Or will he be forced to get fellow vegan Natalie Portman to vouch for him? (That photo of LVP up to his elbows in ribs at Dinosaur BBQ was a fake!)
Don't Blame Goldman Sachs for the Food Crisis: Blame the meat-loving middle class.
By Lucas Van Praag
Frederick Kaufman's article "How Goldman Sachs Created the Food Crisis," ignores a number of important facts about the underlying economic, social, and political factors that have driven the rise in food prices.
The assertion that Goldman Sachs introduced speculation into commodity markets is incorrect. The Commodity Research Bureau (CRB) Index has been investible since the early 1970s, and futures on the CRB Index have been traded since 1986, five years before the creation of the Goldman Sachs Commodities Index (GSCI). Gary Cohn, the president of Goldman Sachs, was not involved in the creation of the index, contrary to the article's assertion. The GSCI was purchased by Standard and Poor's in 2007 and retains a connection to Goldman Sachs in name only.
More importantly, the article does not present any credible evidence that commodity index investing is responsible for the rise in food prices. Serious inquires, such as one conducted by the OECD in the wake of the 2008 price spike, have concluded that "index funds did not cause a bubble in commodity futures prices." Rather than destabilizing futures markets, commodity index funds provide them with a stable pool of capital, improving farmers' ability to insure themselves against the risks inherent in agricultural prices. This, in turn, can allow farmers to produce more food at a lower cost. The pension and endowment funds providing this vital capital are investing the savings of individuals. They are not faceless "speculators." They represent people, often pensioners, who seek to protect the value of their savings against inflation and rising food prices.
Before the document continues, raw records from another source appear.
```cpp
__device__ __forceinline__ void vote_locate(VoteItem& it, const uint32_t item, const uint4* seg, const int lane, const MatchArgs& a,
                                            const uint4* __restrict__ records) {
  const uint4 rec = seg[item];
  const uint32_t first = (uint32_t)__builtin_amdgcn_readfirstlane((int)rec.x);
  const uint32_t w = (uint32_t)__builtin_amdgcn_readfirstlane((int)rec.w);
  it.g0 = (uint32_t)__builtin_amdgcn_readfirstlane((int)rec.y);
  it.agg = (w >> (ITEM_C_BITS + ITEM_NH_BITS)) != 0;
  it.c = w & ((1u << ITEM_C_BITS) - 1u);
  it.nh = (int)((w >> ITEM_C_BITS) & ((1u << ITEM_NH_BITS) - 1u));
  it.src = records + first;
  it.tbl = it.agg ? a.tables + (size_t)(uint32_t)__builtin_amdgcn_readfirstlane((int)rec.z) * TBL_BYTES : nullptr;
#if PPF_PREFETCH >= 1
  vote_fetch_hits(it, lane, a);
#endif
#if PPF_PREFETCH >= 2
  vote_fetch_records(it, lane);
// ... 14 lines not shown
  uint32_t* acc = lds_acc + GW;

  const int tid = threadIdx.x, lane = tid & 63;
  const int wave = __builtin_amdgcn_readfirstlane(tid >> 6);
  const bool listed = ACC32 && a.acc32 == 2;
  const uint32_t n_work = listed ? 2u * a.cursors[CUR_OVFCOUNT] : gridDim.x;
  uint32_t wid = blockIdx.x;
  if (ACC32 && wid >= n_work) return;
  do {
  int vt, tile, r;
  if (listed) {
    const uint32_t e = a.ovf_list[wid >> 1];
    r = (int)(e & 0xFFFFu);
    tile = (int)(e >> 16);
    vt = 2 * tile + (int)(wid & 1u);
  } else {
    vt = (int)(wid / (uint32_t)a.n_ref);
    tile = ACC32 ? vt >> 1 : vt;
    r = (int)a.perm[wid - (uint32_t)vt * (uint32_t)a.n_ref];
  }
  const int rg = a.ref_base + r;
  const int tile_base = tile * a.tile_refs;
  const int refs_here = min(a.tile_refs, a.n_model - tile_base);
  const int H = (a.tile_refs + 1) >> 1;
  const int words = GW + min(H, refs_here) * P + 1;
  constexpr bool acc32 = ACC32;
  if (tid == 0) { red[50] = red[51] = red[52] = red[53] = red[58] = red[59] = 0u; }

  const uint32_t* __restrict__ boff = a.bucket_off + (size_t)tile * (a.n_buckets + 1);
  if (!ACC32 && a.item_votes) {
    unsigned long long v = 0;
    for (int blk = 0; blk < a.n_rounds; blk++) {
      const uint2 rb = a.run_blocks[(size_t)r * a.n_rounds + blk];
      for (uint32_t i = (uint32_t)tid; i < rb.y; i += VOTE_BLOCK) {
        const uint4 run = a.runs[rb.x + i];
        v += (unsigned long long)run.z * (unsigned long long)(boff[run.x + 1] - boff[run.x]);
      }
    }
#pragma unroll
    for (int o = 32; o > 0; o >>= 1) v += __shfl_down(v, o);
    unsigned long long* red64 = reinterpret_cast<unsigned long long*>(red + 16);
    __syncthreads();
    if (lane == 0) red64[wave] = v;
    __syncthreads();
    unsigned long long V = 0;
#pragma unroll
    for (int k = 0; k < VOTE_WAVES; k++) V += red64[k];
    V *= 2ull;
    const size_t item = (size_t)rg * a.n_tiles + tile;
    if (tid == 0) a.item_votes[item] = V;
    if (V >= a.heavy_votes) {
      if (tid == 0) {
        a.ovf_items[item] = 2u;
        a.ovf_list[atomicAdd(&a.cursors[CUR_OVFCOUNT], 1u)] = (uint32_t)r | ((uint32_t)tile << 16);
      }
      return;
    }
    __syncthreads();
  }
  const uint4* __restrict__ records = a.records;
  const double s64 = WRAP ? (double)A / (2 * PPF_PI) : (double)A / (4 * PPF_PI);
  const float S = (float)s64;
  const float G = WRAP ? fmaxf(1.6e-6f * (float)A, vote_guard_band(A) >= 1.0f ? 1.0f : 0.0f) : vote_guard_band(A);
  const float G2 = 2.0f * G;
  const double og64 = (WRAP ? 1.5 : 0.5) * (double)A + (double)G;
  const uint32_t tail_bytes = (uint32_t)(lane * 4 + 8);
  AggConsts ak;
  ak.acc_base = (uint32_t)(uintptr_t)(lds_byte*)reinterpret_cast<unsigned char*>(lds_acc);
  ak.ws = (uint32_t)(uintptr_t)(lds_byte*)(wave_scratch + wave * AGG_SCRATCH);
  ak.S = S; ak.half_a = 0.5f * (float)A; ak.Og = (float)og64; ak.G2 = G2;
  ak.s64 = s64; ak.half_a64 = 0.5 * (double)A;
  ak.A = A;
  const uint32_t acc_base = ak.acc_base;
  const uint32_t agg_min = (!WRAP && a.agg_min_hits > 0 && A <= AGG_MAX_ANGLES) ? (uint32_t)a.agg_min_hits : 0xFFFFFFFFu;
  unsigned long long ops = 0;
  uint32_t agg_votes = 0;
#ifdef PPF_DIAG_COLUMNS
  unsigned long long diag_dense = 0, diag_cols = 0, diag_full = 0;
#endif
  unsigned long long issued = 0;

  const int pass = ACC32 ? (vt & 1) : 0;
  PPF_PHASE_DECL;
  {
    uint4* z = reinterpret_cast<uint4*>(lds_acc);
    uint32_t zero = 0u;
    asm volatile("" : "+v"(zero));
    for (int c = tid; c < words / 4; c += VOTE_BLOCK) z[c] = make_uint4(zero, zero, zero, zero);
    for (int c = (words & ~3) + tid; c < words; c += VOTE_BLOCK) lds_acc[c] = 0u;
  }
  VoteInc vi;
  vi.lo = acc32 ? (pass == 0 ? 1u : 0u) : 1u;
  vi.hi = acc32 ? (pass == 1 ? 1u : 0u) : 0x10000u;
  ak.vi = vi;
  ak.sel_lo = (acc32 && pass == 1) ? 0x0c0c0c0cu : 0x0c0c0c00u; ak.step_lo = (acc32 && pass == 1) ? 0u : 1u;
  ak.sel_hi = acc32 ? (pass == 1 ? 0x0c0c0c00u : 0x0c0c0c0cu) : 0x0c000c0cu;
  ak.step_hi = acc32 ? (pass == 1 ? 1u : 0u) : 0x10000u;

  for (int blk = 0; blk < a.n_rounds; blk++) {
    const uint2 rb = a.run_blocks[(size_t)r * a.n_rounds + blk];
    uint32_t run_first = 0, item_first = 0;
    while (run_first < rb.y) {
      __syncthreads();
      PPF_PHASE((run_first | item_first) ? 5 : 0);
      const uint32_t n_read = min(min(IS, (uint32_t)VOTE_BLOCK), rb.y - run_first);
      uint32_t items = 0, local0 = 0;
      VoteRun vr;
      vr.off = vr.cnt = vr.hit0 = vr.m = vr.tbl0 = vr.agg = 0u; vr.nchunk = 1u;
      bool heavy_run = false;
      if ((uint32_t)tid < n_read) {
        const uint4 run = a.runs[rb.x + run_first + tid];
        vr.off = boff[run.x];
        vr.cnt = boff[run.x + 1] - vr.off;
        if (acc32) {
          const uint32_t n0 = a.bucket_mid[(size_t)tile * a.n_buckets + run.x], blk = 32u * (n0 >> 6), d = n0 & 63u;
          if (pass == 0) vr.cnt = min(vr.cnt, blk + min(d, 32u));
          else { const uint32_t skip = min(vr.cnt, blk + (d > 32u ? d - 32u : 0u)); vr.off += skip; vr.cnt -= skip; }
        }
        vr.hit0 = run.y;
        vr.m = run.z;
        vr.tbl0 = run.w;
        heavy_run = run.z >= agg_min;
        (void)heavy_run;
        if (vr.cnt) {
          if (run.z >= agg_min && vr.cnt >= PPF_AGG_MIN_RECORDS) {
            vr.nchunk = (vr.cnt + AGG_CHUNK - 1) / AGG_CHUNK;
            items = ((run.z + AGG_SUB - 1) / AGG_SUB) * vr.nchunk;
            vr.agg = 1u;
          } else {
            vr.nchunk = (vr.cnt + VOTE_CHUNK - 1) / VOTE_CHUNK;
            items = ((run.z + VOTE_MAX_HITS - 1) / VOTE_MAX_HITS) * vr.nchunk;
          }
        }
        if (tid == 0) { local0 = item_first; items -= item_first; }
      }
      uint32_t incl = items;
      if constexpr (ACC32) {
#pragma unroll
        for (int o = 1; o < 64; o <<= 1) {
          const uint32_t y = __shfl_up(incl, o);
          if (lane >= o) incl += y;
        }
      } else {
        int lane_s = lane;
        asm volatile("" : "+v"(lane_s));
#pragma unroll
        for (int o = 1; o < 64; o <<= 1) {
          const uint32_t y = (uint32_t)__builtin_amdgcn_ds_bpermute((lane_s - o) << 2, (int)incl);
          if (lane_s >= o) incl += y;
        }
      }
      if (lane == 63) red[wave] = incl;
#if PPF_TWO_QUEUES
      { const uint32_t nh = (uint32_t)__popcll(__ballot(heavy_run)); if (lane == 0) red[16 + wave] = nh; }
#endif
      __syncthreads();
      uint32_t woff = 0, total = 0;
#pragma unroll
      for (int kk = 0; kk < VOTE_WAVES; kk++) {
        const uint32_t w = red[kk];
        if (kk < wave) woff += w;
        total += w;
      }
      const uint32_t first = woff + incl - items;
      const uint32_t n_items = min(total, IS);
      const uint32_t n_mine = first < IS ? min(items, IS - first) : 0u;
      constexpr uint32_t STAGE_OWN = 4;
      if (n_mine) {
        uint32_t sub = local0 / vr.nchunk, chunk = local0 - sub * vr.nchunk;
        for (uint32_t j = 0; j < min(n_mine, STAGE_OWN); j++) {
          seg[first + j] = vote_item_record(vr, sub, chunk);
          if (++chunk == vr.nchunk) { chunk = 0u; sub++; }
        }
      }
      for (unsigned long long many = __ballot(n_mine > STAGE_OWN); many; many &= many - 1ull) {
        const int src = __builtin_ctzll(many);
        VoteRun wr;
        wr.off = (uint32_t)__builtin_amdgcn_readlane((int)vr.off, src); wr.cnt = (uint32_t)__builtin_amdgcn_readlane((int)vr.cnt, src);
        wr.hit0 = (uint32_t)__builtin_amdgcn_readlane((int)vr.hit0, src); wr.m = (uint32_t)__builtin_amdgcn_readlane((int)vr.m, src);
        wr.tbl0 = (uint32_t)__builtin_amdgcn_readlane((int)vr.tbl0, src); wr.nchunk = (uint32_t)__builtin_amdgcn_readlane((int)vr.nchunk, src);
        wr.agg = (uint32_t)__builtin_amdgcn_readlane((int)vr.agg, src);
        const uint32_t w_first = (uint32_t)__builtin_amdgcn_readlane((int)first, src), w_n = (uint32_t)__builtin_amdgcn_readlane((int)n_mine, src);
        const uint32_t w_local0 = (uint32_t)__builtin_amdgcn_readlane((int)local0, src);
        for (uint32_t j = STAGE_OWN + (uint32_t)lane; j < w_n; j += 64u) {
          const uint32_t local = w_local0 + j, sub = local / wr.nchunk;
          seg[w_first + j] = vote_item_record(wr, sub, local - sub * wr.nchunk);
        }
      }
      if (items > IS - first) { red[54] = run_first + (uint32_t)tid; red[55] = local0 + (IS - first); }
#if PPF_TWO_QUEUES
      {
        uint32_t n_heavy = 0;
#pragma unroll
        for (int kk = 0; kk < VOTE_WAVES; kk++) n_heavy += red[16 + kk];
        if (tid == (int)n_heavy && n_heavy < (uint32_t)VOTE_BLOCK) red[56] = min(first, IS);
        if (tid == 0) { if (n_heavy >= (uint32_t)VOTE_BLOCK) red[56] = n_items; red[48] = 0u; }
// ... 30 lines not shown
      uint32_t item = 0;
      int q_item = 0;
      bool have = claim(item, q_item);
      if (have) vote_locate(cur, item, seg, lane, a, records);
      vote_item_settle(cur);
      while (have) {
        uint4 tbl0 = make_uint4(0u, 0u, 0u, 0u), tbl1 = tbl0;
        uint2 grp = make_uint2(0u, 0u);
        if (cur.agg) {
          const uint4* __restrict__ t = reinterpret_cast<const uint4*>(cur.tbl);
          tbl0 = rec_at(t, (uint32_t)min(lane, AGG_SCRATCH / 16 - 1));
          tbl1 = rec_at(t, (uint32_t)min(lane + 64, AGG_SCRATCH / 16 - 1));
          if (!ACC32 && cur.c >= 32u && a.grp_hdr) grp = a.grp_hdr[(uint32_t)(cur.src - records) >> 5];
        }
        const bool have_next = claim(item, q_item);
        if (have_next) vote_locate(nxt, item, seg, lane, a, records);
#else
      uint32_t item = (uint32_t)wave;
      bool have = item < n_items;
      if (have) vote_locate(cur, item, seg, lane, a, records);
      vote_item_settle(cur);
      while (have) {
        uint4 tbl0 = make_uint4(0u, 0u, 0u, 0u), tbl1 = tbl0;
        uint2 grp = make_uint2(0u, 0u);
        if (cur.agg) {
          const uint4* __restrict__ t = reinterpret_cast<const uint4*>(cur.tbl);
          tbl0 = rec_at(t, (uint32_t)min(lane, AGG_SCRATCH / 16 - 1));
          tbl1 = rec_at(t, (uint32_t)min(lane + 64, AGG_SCRATCH / 16 - 1));
          if (!ACC32 && cur.c >= 32u && a.grp_hdr) grp = a.grp_hdr[(uint32_t)(cur.src - records) >> 5];
        }
        item = (uint32_t)__builtin_amdgcn_readfirstlane((int)(lane == 0 ? atomicAdd(&red[48], 1u) : 0u));
        const bool have_next = item < n_items;
        if (have_next) vote_locate(nxt, item, seg, lane, a, records);
#endif
#if PPF_PREFETCH < 1
        vote_fetch_hits(cur, lane, a);
#endif
#if PPF_PREFETCH < 2
        vote_fetch_records(cur, lane);
#endif
        PPF_PHASE(1);
        if (cur.agg) {
          const uint32_t c = cur.c;
          const uint4* __restrict__ src = cur.src;
          uint4 rec_cur = cur.rec0;
          {
            lds_u32x4* w = (lds_u32x4*)(uintptr_t)ak.ws;
            wave_lds_fence();
            if (lane < AGG_SCRATCH / 16) w[lane] = u32x4_t{tbl0.x, tbl0.y, tbl0.z, tbl0.w};
            if (lane + 64 < AGG_SCRATCH / 16) w[lane + 64] = u32x4_t{tbl1.x, tbl1.y, tbl1.z, tbl1.w};
            wave_lds_fence();
          }
          const unsigned char* __restrict__ tbl = cur.tbl;
          const double* __restrict__ g_a64 = a.s_a64 + cur.g0;
          constexpr int cols_piece = AGG_OFF_COLS / 16, cols_word = (AGG_OFF_COLS % 16) / 4;
          const uint4 cols_q = cols_piece < 64 ? tbl0 : tbl1;
          const uint32_t cols_w = (uint32_t)__builtin_amdgcn_readlane((int)(cols_word == 0 ? cols_q.x : cols_word == 1 ? cols_q.y : cols_word == 2 ? cols_q.z : cols_q.w), cols_piece & 63);
          const uint32_t cols = cols_w & AGG_COLS_ALL;
          const bool merged = !ACC32 && a.grp_hdr != nullptr && (cols_w & AGG_COLS_NARROW) != 0u;
          if (merged) {
            const uint32_t gn = (uint32_t)__builtin_amdgcn_readfirstlane((int)grp.y);
            if (PPF_ABL_COUNTED && gn) {
              const uint4* __restrict__ gsrc = a.grp_records + (uint32_t)__builtin_amdgcn_readfirstlane((int)grp.x);
              uint32_t g_code = tail_bytes | (AGG_GROUP_X << ROW_X_SHIFT), g_free = AGG_CELLS_FREE;
              asm volatile("" : "+v"(g_code), "+v"(g_free));
              uint4 g_cur = rec_at(gsrc, min((uint32_t)lane, gn - 1));
              for (uint32_t e0 = 0; e0 < gn; e0 += 64) {
                const uint32_t e = e0 + (uint32_t)lane;
                const uint4 g_n1 = rec_at(gsrc, min(e + 64, gn - 1));
                uint4 g = g_cur;
                if (e >= gn) g = make_uint4(g_code, g_code, g_free, g_free);
                agg_group_pair(ak, g, cols);
                g_cur = g_n1;
              }
            }
            AggOwn own_cur;
            agg_own_fetch(ak, rec_cur, tbl, cur.nh, own_cur);
            uint4 rec_n1 = rec_at(src, min((uint32_t)lane + 64u, c - 1));
            for (uint32_t e0 = 0; e0 < c; e0 += 64) {
              const uint32_t e = e0 + (uint32_t)lane;
              const uint4 rec_n2 = rec_at(src, min(e + 128, c - 1));
              AggOwn own_n1;
              agg_own_fetch(ak, rec_n1, tbl, cur.nh, own_n1);
              agg_pair<false>(ak, rec_cur, own_cur, tbl, g_a64, cols, agg_votes, e < c);
              rec_cur = rec_n1;
              rec_n1 = rec_n2;
              own_cur = own_n1;
            }
            ops += 2u * (uint32_t)__builtin_popcount(cols) * 64u * ((gn + 63u) / 64u);
#ifdef PPF_DIAG_COLUMNS
            diag_dense += 2u * (AGG_NY + 1) * 64u * ((gn + 63u) / 64u);
            diag_cols += 2u * (uint32_t)__builtin_popcount(cols) * 64u * ((gn + 63u) / 64u);
            if (cols == AGG_COLS_ALL) diag_full += 2u * (AGG_NY + 1) * 64u * ((gn + 63u) / 64u);
#endif
            issued += 2ull * c * (uint32_t)cur.nh;
          } else {
          AggOwn own_cur;
          agg_own_fetch(ak, rec_cur, tbl, cur.nh, own_cur);
          uint4 rec_n1 = rec_at(src, min((uint32_t)lane + 64u, c - 1));
          for (uint32_t e0 = 0; e0 < c; e0 += 64) {
            const uint32_t e = e0 + (uint32_t)lane;
            const uint4 rec_n2 = rec_at(src, min(e + 128, c - 1));
            AggOwn own_n1;
            agg_own_fetch(ak, rec_n1, tbl, cur.nh, own_n1);
            uint4 rec = rec_cur;
            if (e >= c) { rec.x = tail_bytes | (rec.x & ~ROW_CODE_MASK); rec.y = tail_bytes | (rec.y & ~ROW_CODE_MASK); }
            agg_pair<true>(ak, rec, own_cur, tbl, g_a64, cols, agg_votes);
            rec_cur = rec_n1;
            rec_n1 = rec_n2;
            own_cur = own_n1;
          }
          ops += 2u * (uint32_t)__builtin_popcount(cols) * 64u * ((c + 63u) / 64u);
#ifdef PPF_DIAG_COLUMNS
          diag_dense += 2u * (AGG_NY + 1) * 64u * ((c + 63u) / 64u);
          diag_cols += 2u * (uint32_t)__builtin_popcount(cols) * 64u * ((c + 63u) / 64u);
          if (cols == AGG_COLS_ALL) diag_full += 2u * (AGG_NY + 1) * 64u * ((c + 63u) / 64u);
#endif
          issued += 128ull * ((c + 63u) / 64u) * (uint32_t)cur.nh;
          }
          PPF_PHASE(2);
        } else {
          const uint32_t c = cur.c;
          const int nh = cur.nh;
          uint4 rec0_reg = cur.rec0;
          asm volatile("" : "+v"(rec0_reg.x), "+v"(rec0_reg.y), "+v"(rec0_reg.z), "+v"(rec0_reg.w));
          const float ohg_v = lane < nh ? (WRAP ? (float)(og64 - cur.a64 * s64) : (float)og64 - (float)cur.a64 * S) : 0.f;
          const double* __restrict__ asd = a.s_a64 + cur.g0;
          const uint4* __restrict__ src = cur.src;
          constexpr uint32_t B = 64 * VOTE_UNROLL;
          const uint32_t nfull = c / B;
          ops += 2ull * 64u * ((c + 63u) / 64u) * (uint32_t)nh;
          issued += 128ull * VOTE_UNROLL * nfull * (uint32_t)nh;
#if PPF_ABL_DIRECT_BIG != 1
          if (c > 32) {
#if PPF_ABL_DIRECT_BIG == 2
            uint4 eb[VOTE_UNROLL];
            for (uint32_t e0 = 0; e0 < c; e0 += 64 * VOTE_UNROLL) {
              load_records<VOTE_UNROLL>(eb, src, min(e0, c > 64u * VOTE_UNROLL ? c - 64u * VOTE_UNROLL : 0u), lane);
#pragma unroll
              for (int u = 0; u < VOTE_UNROLL; u++) asm volatile("" ::"v"(eb[u].x), "v"(eb[u].y), "v"(eb[u].z), "v"(eb[u].w));
            }
#endif
            cur = nxt;
            have = have_next;
            continue;
          }
#endif
          if (c <= 32) {
            const uint32_t e = (uint32_t)lane >> 1;
            const uint4 rr = rec0_reg;
            const uint32_t odd = 0u - ((uint32_t)lane & 1u);
            const uint32_t row_bytes = e < c ? bit_select(odd, rr.x, rr.y) : tail_bytes;
            if (PPF_ABL_DIRECT_SMALL) vote_hits_single<WRAP>(acc_base, vi, row_bytes, bit_select(odd, rr.z, rr.w), S, ohg_v, nh, asd, G2, A);
            issued += 64ull * (uint32_t)nh;
          } else {
            uint32_t e0 = 0;
            if (nfull) {
              uint4 ea[VOTE_UNROLL], eb[VOTE_UNROLL];
              ea[0] = rec0_reg;
#pragma unroll
              for (int u = 1; u < VOTE_UNROLL; u++) ea[u] = rec_at(src, (uint32_t)(u * 64 + lane));
              uint32_t b = 0;
              while (true) {
                load_records<VOTE_UNROLL>(eb, src, min(b + 1, nfull - 1) * B, lane);
                vote_hits<VOTE_UNROLL, WRAP>(acc_base, vi, ea, VOTE_UNROLL, S, ohg_v, nh, asd, G2, A);
                if (++b >= nfull) {
#pragma unroll
                  for (int u = 0; u < VOTE_UNROLL; u++) asm volatile("" ::"v"(eb[u].x), "v"(eb[u].y), "v"(eb[u].z), "v"(eb[u].w));
                  break;
                }
                load_records<VOTE_UNROLL>(ea, src, min(b + 1, nfull - 1) * B, lane);
                vote_hits<VOTE_UNROLL, WRAP>(acc_base, vi, eb, VOTE_UNROLL, S, ohg_v, nh, asd, G2, A);
                if (++b >= nfull) {
#pragma unroll
                  for (int u = 0; u < VOTE_UNROLL; u++) asm volatile("" ::"v"(ea[u].x), "v"(ea[u].y), "v"(ea[u].z), "v"(ea[u].w));
                  break;
                }
              }
              e0 = nfull * B;
            }
            if (e0 < c && c - e0 <= 32) {
              const uint32_t e = e0 + ((uint32_t)lane >> 1);
              const uint4 rr = rec_at(src, min(e, c - 1));
              const uint32_t odd = 0u - ((uint32_t)lane & 1u);
              const uint32_t row_bytes = e < c ? bit_select(odd, rr.x, rr.y) : tail_bytes;
              vote_hits_single<WRAP>(acc_base, vi, row_bytes, bit_select(odd, rr.z, rr.w), S, ohg_v, nh, asd, G2, A);
              issued += 64ull * (uint32_t)nh;
            } else if (e0 < c) {
              uint4 et[VOTE_UNROLL];
#pragma unroll
// ... 124 lines not shown
```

Finally, the article suggests that because commodity indices are "long-only" they, therefore, inflate prices. This is not the case. Futures contracts expire on a set date, meaning that "rolling" them over simply involves a re-investment of the original funds by selling one contract and buying another. This "roll-over" is akin to renewing home-owners insurance from year to year and is not like purchasing a second or third home, which could inflate prices.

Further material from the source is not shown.